▸ Aim of the task:
For the data below, please report each line where the word "cneg" is found.

[[ Data for review open ]]

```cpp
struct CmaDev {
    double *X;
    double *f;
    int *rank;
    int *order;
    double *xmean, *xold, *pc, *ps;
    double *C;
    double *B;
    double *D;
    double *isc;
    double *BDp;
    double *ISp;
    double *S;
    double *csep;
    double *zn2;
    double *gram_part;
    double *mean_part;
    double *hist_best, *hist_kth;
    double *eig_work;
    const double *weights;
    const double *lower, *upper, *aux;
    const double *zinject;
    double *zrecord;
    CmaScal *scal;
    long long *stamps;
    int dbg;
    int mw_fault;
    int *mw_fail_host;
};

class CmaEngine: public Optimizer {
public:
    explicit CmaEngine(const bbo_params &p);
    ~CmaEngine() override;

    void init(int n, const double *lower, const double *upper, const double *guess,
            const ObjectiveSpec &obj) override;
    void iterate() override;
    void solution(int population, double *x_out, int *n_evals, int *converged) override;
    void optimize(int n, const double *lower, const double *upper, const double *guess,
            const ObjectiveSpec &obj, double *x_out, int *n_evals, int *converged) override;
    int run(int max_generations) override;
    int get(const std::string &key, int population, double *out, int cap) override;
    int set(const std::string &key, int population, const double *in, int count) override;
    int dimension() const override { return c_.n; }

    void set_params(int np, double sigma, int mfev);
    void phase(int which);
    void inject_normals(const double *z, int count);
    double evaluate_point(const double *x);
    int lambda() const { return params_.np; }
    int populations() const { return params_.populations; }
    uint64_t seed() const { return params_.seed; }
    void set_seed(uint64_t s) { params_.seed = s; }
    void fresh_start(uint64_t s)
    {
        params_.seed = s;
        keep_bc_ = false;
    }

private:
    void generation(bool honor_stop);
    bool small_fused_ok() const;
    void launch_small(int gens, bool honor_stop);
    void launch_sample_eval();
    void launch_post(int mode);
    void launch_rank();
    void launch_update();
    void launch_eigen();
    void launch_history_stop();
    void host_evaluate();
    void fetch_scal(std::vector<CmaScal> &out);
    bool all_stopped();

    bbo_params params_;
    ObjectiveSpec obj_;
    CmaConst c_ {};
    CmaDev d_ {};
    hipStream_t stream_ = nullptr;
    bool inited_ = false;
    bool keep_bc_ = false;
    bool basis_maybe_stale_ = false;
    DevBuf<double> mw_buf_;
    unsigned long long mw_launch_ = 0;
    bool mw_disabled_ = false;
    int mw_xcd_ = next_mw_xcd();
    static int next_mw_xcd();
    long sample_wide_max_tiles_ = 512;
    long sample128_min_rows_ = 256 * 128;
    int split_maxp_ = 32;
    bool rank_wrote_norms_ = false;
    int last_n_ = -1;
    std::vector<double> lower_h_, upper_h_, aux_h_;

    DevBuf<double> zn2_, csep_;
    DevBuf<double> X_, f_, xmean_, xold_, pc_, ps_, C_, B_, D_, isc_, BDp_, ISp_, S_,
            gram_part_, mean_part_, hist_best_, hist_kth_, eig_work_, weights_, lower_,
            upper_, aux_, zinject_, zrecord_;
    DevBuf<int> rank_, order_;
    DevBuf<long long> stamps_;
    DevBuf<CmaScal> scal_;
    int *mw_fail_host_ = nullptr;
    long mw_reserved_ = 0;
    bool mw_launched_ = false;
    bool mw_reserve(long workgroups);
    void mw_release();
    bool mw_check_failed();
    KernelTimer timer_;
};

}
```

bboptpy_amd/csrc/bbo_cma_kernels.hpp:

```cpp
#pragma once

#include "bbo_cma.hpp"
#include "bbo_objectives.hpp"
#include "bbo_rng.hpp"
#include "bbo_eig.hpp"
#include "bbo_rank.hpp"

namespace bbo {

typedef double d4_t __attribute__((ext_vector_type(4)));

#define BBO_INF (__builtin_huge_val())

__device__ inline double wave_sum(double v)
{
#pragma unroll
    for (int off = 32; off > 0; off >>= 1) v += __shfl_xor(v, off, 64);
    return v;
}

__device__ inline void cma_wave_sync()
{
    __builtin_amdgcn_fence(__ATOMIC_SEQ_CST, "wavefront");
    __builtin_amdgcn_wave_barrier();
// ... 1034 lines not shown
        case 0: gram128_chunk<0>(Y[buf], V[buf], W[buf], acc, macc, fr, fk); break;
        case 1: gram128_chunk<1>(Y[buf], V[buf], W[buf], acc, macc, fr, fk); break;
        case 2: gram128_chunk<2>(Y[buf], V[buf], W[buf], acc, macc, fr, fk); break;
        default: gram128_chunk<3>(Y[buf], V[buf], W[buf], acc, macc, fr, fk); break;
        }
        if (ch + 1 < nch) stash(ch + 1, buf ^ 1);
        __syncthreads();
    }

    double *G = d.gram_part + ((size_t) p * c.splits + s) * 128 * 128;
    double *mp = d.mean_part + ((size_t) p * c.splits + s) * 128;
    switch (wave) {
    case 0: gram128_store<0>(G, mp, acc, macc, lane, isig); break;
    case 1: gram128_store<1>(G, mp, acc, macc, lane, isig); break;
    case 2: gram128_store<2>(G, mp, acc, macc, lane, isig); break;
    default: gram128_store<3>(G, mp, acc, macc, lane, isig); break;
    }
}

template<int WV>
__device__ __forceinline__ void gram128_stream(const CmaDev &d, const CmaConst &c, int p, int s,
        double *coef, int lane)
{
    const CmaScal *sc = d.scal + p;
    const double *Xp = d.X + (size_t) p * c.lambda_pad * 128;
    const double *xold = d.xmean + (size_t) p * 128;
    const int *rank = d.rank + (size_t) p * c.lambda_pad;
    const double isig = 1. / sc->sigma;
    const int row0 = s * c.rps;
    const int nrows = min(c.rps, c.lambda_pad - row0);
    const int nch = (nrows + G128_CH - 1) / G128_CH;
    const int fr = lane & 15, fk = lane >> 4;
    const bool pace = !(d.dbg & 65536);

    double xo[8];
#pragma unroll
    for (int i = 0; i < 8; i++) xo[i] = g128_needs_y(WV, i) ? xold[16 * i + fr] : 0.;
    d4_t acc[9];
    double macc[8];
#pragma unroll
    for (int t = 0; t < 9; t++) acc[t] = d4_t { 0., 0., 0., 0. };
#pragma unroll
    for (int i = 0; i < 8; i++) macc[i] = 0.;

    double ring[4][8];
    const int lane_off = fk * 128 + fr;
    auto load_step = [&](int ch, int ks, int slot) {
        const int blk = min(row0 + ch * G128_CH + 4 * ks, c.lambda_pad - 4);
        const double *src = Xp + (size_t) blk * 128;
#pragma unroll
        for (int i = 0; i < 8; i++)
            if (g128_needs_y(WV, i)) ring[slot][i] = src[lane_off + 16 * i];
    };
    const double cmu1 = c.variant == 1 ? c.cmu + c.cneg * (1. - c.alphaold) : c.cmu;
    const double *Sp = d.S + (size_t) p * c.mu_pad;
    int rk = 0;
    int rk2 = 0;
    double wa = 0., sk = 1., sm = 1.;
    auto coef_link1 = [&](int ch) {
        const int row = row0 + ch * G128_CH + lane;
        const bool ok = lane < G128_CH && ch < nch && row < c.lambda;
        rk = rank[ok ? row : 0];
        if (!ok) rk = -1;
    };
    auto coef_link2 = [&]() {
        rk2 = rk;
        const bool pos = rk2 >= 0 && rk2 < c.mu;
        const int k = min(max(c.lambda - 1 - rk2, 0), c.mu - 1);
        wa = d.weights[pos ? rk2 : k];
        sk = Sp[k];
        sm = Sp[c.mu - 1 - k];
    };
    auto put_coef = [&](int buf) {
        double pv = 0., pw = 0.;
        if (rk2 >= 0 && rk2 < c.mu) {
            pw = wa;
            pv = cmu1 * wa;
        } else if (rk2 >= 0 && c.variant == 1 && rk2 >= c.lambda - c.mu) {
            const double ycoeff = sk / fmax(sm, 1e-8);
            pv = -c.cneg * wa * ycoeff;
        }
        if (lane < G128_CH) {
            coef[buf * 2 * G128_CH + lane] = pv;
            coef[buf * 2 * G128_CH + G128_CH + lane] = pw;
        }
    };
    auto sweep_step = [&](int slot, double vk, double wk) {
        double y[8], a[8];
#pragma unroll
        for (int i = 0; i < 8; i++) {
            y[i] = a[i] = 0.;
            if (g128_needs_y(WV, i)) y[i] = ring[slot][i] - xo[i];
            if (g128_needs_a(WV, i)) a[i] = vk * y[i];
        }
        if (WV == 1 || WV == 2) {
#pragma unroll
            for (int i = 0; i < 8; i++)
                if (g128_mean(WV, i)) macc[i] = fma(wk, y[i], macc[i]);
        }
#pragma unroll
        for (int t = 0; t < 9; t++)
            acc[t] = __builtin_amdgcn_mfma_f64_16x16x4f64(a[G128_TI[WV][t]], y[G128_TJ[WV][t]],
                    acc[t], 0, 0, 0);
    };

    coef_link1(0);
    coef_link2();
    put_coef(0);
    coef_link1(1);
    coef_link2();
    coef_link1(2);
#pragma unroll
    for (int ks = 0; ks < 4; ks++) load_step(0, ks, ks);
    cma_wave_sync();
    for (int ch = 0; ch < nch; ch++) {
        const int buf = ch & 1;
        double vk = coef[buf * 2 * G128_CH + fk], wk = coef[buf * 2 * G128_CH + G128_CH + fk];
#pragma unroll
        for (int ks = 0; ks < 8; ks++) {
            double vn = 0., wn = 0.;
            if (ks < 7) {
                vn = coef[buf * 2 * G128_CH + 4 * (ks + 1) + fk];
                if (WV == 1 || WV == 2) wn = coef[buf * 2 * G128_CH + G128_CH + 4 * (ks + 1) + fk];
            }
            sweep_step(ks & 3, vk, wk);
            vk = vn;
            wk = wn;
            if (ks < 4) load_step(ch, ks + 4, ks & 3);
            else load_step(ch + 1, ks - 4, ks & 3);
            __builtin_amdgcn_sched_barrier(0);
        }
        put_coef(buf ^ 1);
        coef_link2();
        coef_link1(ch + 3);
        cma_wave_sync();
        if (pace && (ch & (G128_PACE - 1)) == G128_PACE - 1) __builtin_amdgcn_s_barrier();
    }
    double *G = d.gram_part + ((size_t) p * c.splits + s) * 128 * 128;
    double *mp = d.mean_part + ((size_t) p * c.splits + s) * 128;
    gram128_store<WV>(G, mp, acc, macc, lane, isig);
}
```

[[ Data for review closed ]]

▸ Response area:
    const double cmu1 = c.variant == 1 ? c.cmu + c.cneg * (1. - c.alphaold) : c.cmu;
            pv = -c.cneg * wa * ycoeff;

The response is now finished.